Quando arriviamo in una zona piena di mercenari si attiva la modalità stealth del gioco. Hanno livelli d’allerta che li portano a sospettare di alcuni movimenti e se ci vedono avvisano tutto il gruppo. È veramente complicato (e soddisfacente) finire uno scenario senza essere individuato, ma funziona bene quando lo usiamo per sfoltire il campo di battaglia prima di essere scoperti. Possiamo attaccare da coperture, spazi in cui è possibile nascondersi come l’erba alta o con attacchi a distanza. La libertà di decidere come affrontare le battaglie è uno dei suoi punti a favore, che tu voglia affrontare faccia a faccia l’orda di nemici o cercare di non farti scoprire.
A tutto questo si aggiunge il fattore platform del videogioco. Anche questo porta movimento al gioco. Possiamo muoverci in posti inimmaginabili per cercare di sorprendere i nemici o anche solo per sfuggire alle pallottole. Non sono poche le volte in cui finito di affrontare un gruppo gireremo lo scenario e scopriremo quante opzioni avevamo a disposizione per affrontarli. E la voglia di ripetere sperimentando varie possibilità non mancheranno. Anche il rampino che ha un ruolo vitale nelle zone platform può fare la differenza in queste sparatorie, saltando da un posto all’altro come se fossimo Batman in uno dei giochi della serie Arkham, ma con nemici che non ci perderanno di vista facilmente.
Il rampino è una delle meccaniche più importanti del gioco. Crea occasioni elle fasi platform, che sono più dinamiche e meno automatiche in molti momenti, e permette di sperimentare possibilità diverse sia per lanciarsi per arrivare in un posto lontano che per scalare pareti o scendere senza pericolo di caduta. Inoltre aggiunge una buona dose di spettacolo in varie sequenze. Ma non è l’unica novità. Avremo cadute da alcune frane che percorreremo a grande velocità alla ricerca di un punto dove agganciarci, avremo pareti dove sarà possibile piantare picconi per creare nuove piattaforme e non mancheranno strutture che crolleranno al nostro passo costringendoci a cambiare percorso.

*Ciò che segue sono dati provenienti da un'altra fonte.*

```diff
@@ -141,7 +142,7 @@
     static constexpr int WSTAGE_BYTES = 3 * KC * NN * 16;
     static constexpr int WSLICE_BYTES = KC * NN * 16;
     static constexpr int WBARS = C::SLICED ? 3 : C::WSTAGES;
-    static constexpr int STEM_KC = C::SLICED ? KC : 2;
+    static constexpr int STEM_KC = C::F == 32 ? 2 : KC;
     static constexpr int ACC_COL0 = C::T * C::F;
     static_assert(GROUP_WARPS * C::GROUPS == C::EPI_WARPS, "epilogue warps = groups x (4 lane quadrants x channel slices)");
     static_assert(ACC_COL0 + C::ACC_SLOTS * NN <= 512, "TMEM columns");
@@ -265,10 +266,10 @@
     unsigned *calib;
 };
 
-template <typename OP, int F, int KIND, bool CALIB = false>
+template <typename OP, int F, int KIND, bool CALIB = false, class K = TcK<F>>
 __device__ __forceinline__ void tc_epilogue_layer(const EpiCtx &E, int l, int T, int c0)
 {
-    using K = TcK<F>;
+    static_assert(K::F == F, "geometry of another filter count");
     constexpr bool TO_RES = (KIND == 0 || KIND == 2), ADD_RES = (KIND == 2 || KIND == 3), LAST = (KIND == 3);
     unsigned char *dst = (KIND == 1) ? E.dst_h : E.dst_x;
     const float *bl = E.bias + l * F + TC_CH * E.half;
```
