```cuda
template <int ENV>
__global__ void __launch_bounds__(LLQ16_BLOCK, LLQ16_MINB * 128 / LLQ16_BLOCK) llq_step16_kernel(EnvArrays E, MocapDev mc, StepParams P, const ModelConst* __restrict__ gmodel,
                                                            const SphTable* __restrict__ gsph, const float* __restrict__ actions,
                                                            float* obs2, long long obs2_ld, int* __restrict__ winner,
                                                            unsigned long long seed, long long gid0, int record) {
  constexpr int BLOCK = LLQ16_BLOCK, EPB = BLOCK / 16;
  constexpr int EPT = (EPB + 7) / 8 * 8;
// ... 48 lines not shown
  for (int t = 0; t < 3; t++) {
    q[t] = st[(10 + 3 * k + t) * N + env];
    qd[t] = st[(22 + 3 * k + t) * N + env];
  }
  if (i < 3) {
    const float a = actions[(size_t)env * kActDim + 3 * k + i];
    envtab[kEvAct + 3 * k + i] = a;
    envtab[kEvTarget + 3 * k + i] = clampf((i == 0 ? q[0] : (i == 1 ? q[1] : q[2])) + a, -3.0f, 3.0f);
  }
  const int nsph = ST.n, rule = ST.rule;
  float warm[2];
  warm[0] = l16 < nsph ? E.warm[(size_t)l16 * N + env] : 0.f;
  warm[1] = 16 + l16 < nsph ? E.warm[(size_t)(16 + l16) * N + env] : 0.f;
  double time = E.time[env];
  const int clip = ENV == 0 ? E.clip[env] : 0;
  int frame_id = 0; double frame_frac = 0.0;
  int ob_id = 0; bool ob_hit = false;
  if (ENV == 0 && P.has_ob) ob_id = E.ob_id[env];
  int push_count = 0, push_draws = 0;
  float pf[3] = {0.f, 0.f, 0.f}, mu_env = P.mu;
  long long epi = 0;
  PairState PS = {0, 0, 1, 0, 0.0, 0.0};
  bool touch_own = false, tag = false;
  const int robot = env & 1;
  const long long pair_gid = gid0 + (env & ~1);
  if (ENV != 0) {
    const double* A = E.aux;
    push_count = (int)A[LLQ_AUX_PUSH_COUNT * N + env];
    pf[0] = (float)A[LLQ_AUX_PUSH_F * N + env]; pf[1] = (float)A[(LLQ_AUX_PUSH_F + 1) * N + env]; pf[2] = (float)A[(LLQ_AUX_PUSH_F + 2) * N + env];
    mu_env = P.mu_ground * (float)A[LLQ_AUX_FOOT_FRICTION * N + env]; push_draws = (int)A[LLQ_AUX_PUSH_DRAWS * N + env];
// ... 551 lines not shown
      }
      px += (double)vw.x * P.sim_dt; py += (double)vw.y * P.sim_dt; pz += (double)vw.z * P.sim_dt;
      float fa = norm3(ww);
      float sc;
      sc = 0.5f * dt - dt * dt * dt * 0.020833333333f * fa * fa;
      float sh, chh;
      llq_sincosf(0.5f * fa * dt, &sh, &chh);
      if (!(fa < 0.001f)) sc = sh / fa;
      Q4 dq = Q4{sc * ww.x, sc * ww.y, sc * ww.z, chh};
      qp = qnormalize(qmul(dq, qp));
    }
    bad = bad || !(fabsf(qd[0]) <= P.vmax) || !(fabsf(ww.x) <= P.vmax) || !(fabsf(vw.x) <= P.vmax) || !isfinite(q[0] + q[1] + q[2]);
    if (ENV == 0 && sub == P.substeps - 1) {
      frame_id = (int)floor(time / P.frame_dt);
      frame_frac = (time - frame_id * P.frame_dt) / P.frame_dt;
      const int last = mc.clip_off[clip + 1] - mc.clip_off[clip] - P.margin + 2;
      if (frame_id > last) { frame_id = last; frame_frac = 0.0; }
      if (frame_id < 0) { frame_id = 0; frame_frac = 0.0; }
    }
    time += P.sim_dt;
  }
  __syncwarp();

  {
    int bi = bad ? 1 : 0;
    bi |= __shfl_xor_sync(FULL, bi, 1); bi |= __shfl_xor_sync(FULL, bi, 2); bi |= __shfl_xor_sync(FULL, bi, 4); bi |= __shfl_xor_sync(FULL, bi, 8);
    bad = bi != 0;
  }
  if (valid) {
    if (l16 < nsph) E.warm[(size_t)l16 * N + env] = warm[0];
    if (16 + l16 < nsph) E.warm[(size_t)(16 + l16) * N + env] = warm[1];
// ... 23 lines not shown
    if ((threadIdx.x & 31) == 0) {
      if (cr) atomicAdd(&E.counters[2], (unsigned long long)cr);
      if (lr) atomicAdd(&E.counters[3], (unsigned long long)lr);
      if (ov) atomicAdd(&E.counters[5], (unsigned long long)ov);
    }
  }
  __pipeline_wait_prior(0);
  __syncthreads();
  if (tid < 4 * EPT) {
    const int tel = tid >> 2, tk = tid & 3;
    const bool tval = tel < EPB && blockIdx.x * EPB + tel < N;
    const int tsrc = tel < EPB ? tel : EPB - 1;
    const int tenv_raw = blockIdx.x * EPB + tsrc;
    const float* tbase = s_env_dyn + tsrc * kEnvFloats;
    step_tail<ENV>(E, mc, P, M, s_new[0], s_hist[0], *reinterpret_cast<const TailState*>(tbase + kRowOff),
                   tbase + (kEnvOff + kEvAct), obs2, obs2_ld, winner, seed, gid0, record, tel, tk, tenv_raw < N ? tenv_raw : N - 1, tval);
  }
  __syncthreads();
  emit_obs_rows<ENV, 2>(E.obs, obs2, obs2_ld, s_new[(tid >> 5) << 1], s_hist[(tid >> 5) << 1], warp_env0, N, 0, 0x3u, E.boxes);
#ifdef LLQ16_TIMING
  T16_MARK(4);
  t16_[7] = clock64() - t16_s;
  if ((tid & 31) == 0) {
    const int gw = blockIdx.x * (BLOCK / 32) + (tid >> 5);
    if (gw < 16384) for (int t = 0; t < 12; t++) g_t16[gw * 12 + t] = (unsigned long long)t16_[t];
  }
#endif
}

}
```

Before: 16.77 million.

## Streamline reset CDF build, binary-search clip sampling, and prefetch mocap frames

The reset kernel now fuses the clip-weight computation passes, exits early for blocks with no env to reset, vectorizes the serial sum and prefix scan with double2, and replaces the linear CDF scan with a binary search. Clip offsets are cached in shared memory. The step kernel stashes clip offsets in the per-env shared table and issues L2 prefetches for the mocap frames the tail will read, so that latency overlaps with the substep physics. Future-frame loads in build_obs_new are hoisted earlier, and timing-probe scaffolding is added behind macros, at the cost of extra prefetch instructions and some code complexity.

New measurement: 17.26 million (median of 6 runs). 2.9% higher.

```diff
diff --git a/__graft_entry__.py b/__graft_entry__.py
--- a/__graft_entry__.py
+++ b/__graft_entry__.py
@@ -19,7 +19,7 @@
 
 
 def build(force=False):
-    srcs = [os.path.join(CSRC, f) for f in ("llq_cuda.cu", "llq_kernels.cuh", "llq_step16.cuh", "llq_math.cuh")]
+    srcs = [os.path.join(CSRC, f) for f in ("llq_cuda.cu", "llq_kernels.cuh", "llq_step16.cuh", "llq_math.cuh", "llq_cdf.h")]
     srcs += [os.path.join(ROOT, "include", f) for f in ("llq.h", "llq_model_layout.h")]
     srcs.append(os.path.abspath(__file__))
     if force or _stale(CUDA_LIB, srcs):
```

La parte migliore degli elementi platform durante più della metà del gioco è precisamente che non sono piattaforme per arrivare da un punto A a un punto B, anzi, offrono molto di più. Meccaniche che non sono complicate ma costringono il giocatore a rimanere concentrato; situazioni di combattimento dove gli spari sono importanti quanto le piattaforme o zone d’infiltrazione in cui ci troveremo a muoverci in terrazze, edifici e finestre senza farci scoprire. Purtroppo, nonostante offra una grande varietà di situazioni, è anche vero che la seconda parte del gioco abusa in eccesso di varie zone di piattaforme semi automatiche in cui si avanza in modo terribilmente evidente, cosa che ci sorprende, dato ciò che viene offerto prima, queste zone potrebbero essere diverse. Anche se non sono troppe e nemmeno troppo lunghe, se vogliamo essere precisi.
Nemici e alleati
Spareremo con una grande varietà d’armi (non manca nessuno dei classici) ripuliamo zone con granate, combattiamo corpo a corpo con un sistema funzionale – senza troppe pretese – mentre decidiamo se usare le piattaforme, lo stealth o semplicemente la nostra mira. La versatilità dei combattimenti che ci troviamo davanti, la varietà di meccaniche e soprattutto la sensazione di fare sempre qualcosa fanno in modo che il ritmo dell’avventura non crolli nelle 15 ore di gioco. E che sia pure divertente. L’equilibrio delle proposte giocabili è quasi perfetto, e la sfida ci costringerà a morire più di una volta a livello di difficoltà medio. Grazie, anche, a un elenco di nemici capace di accerchiarci, sorprenderci attaccando corpo a corpo, essendo terribilmente letale nel caso di un cecchino o di un lancia granate e pesante e insistente quando arriva con armatura extra e fucile in mano.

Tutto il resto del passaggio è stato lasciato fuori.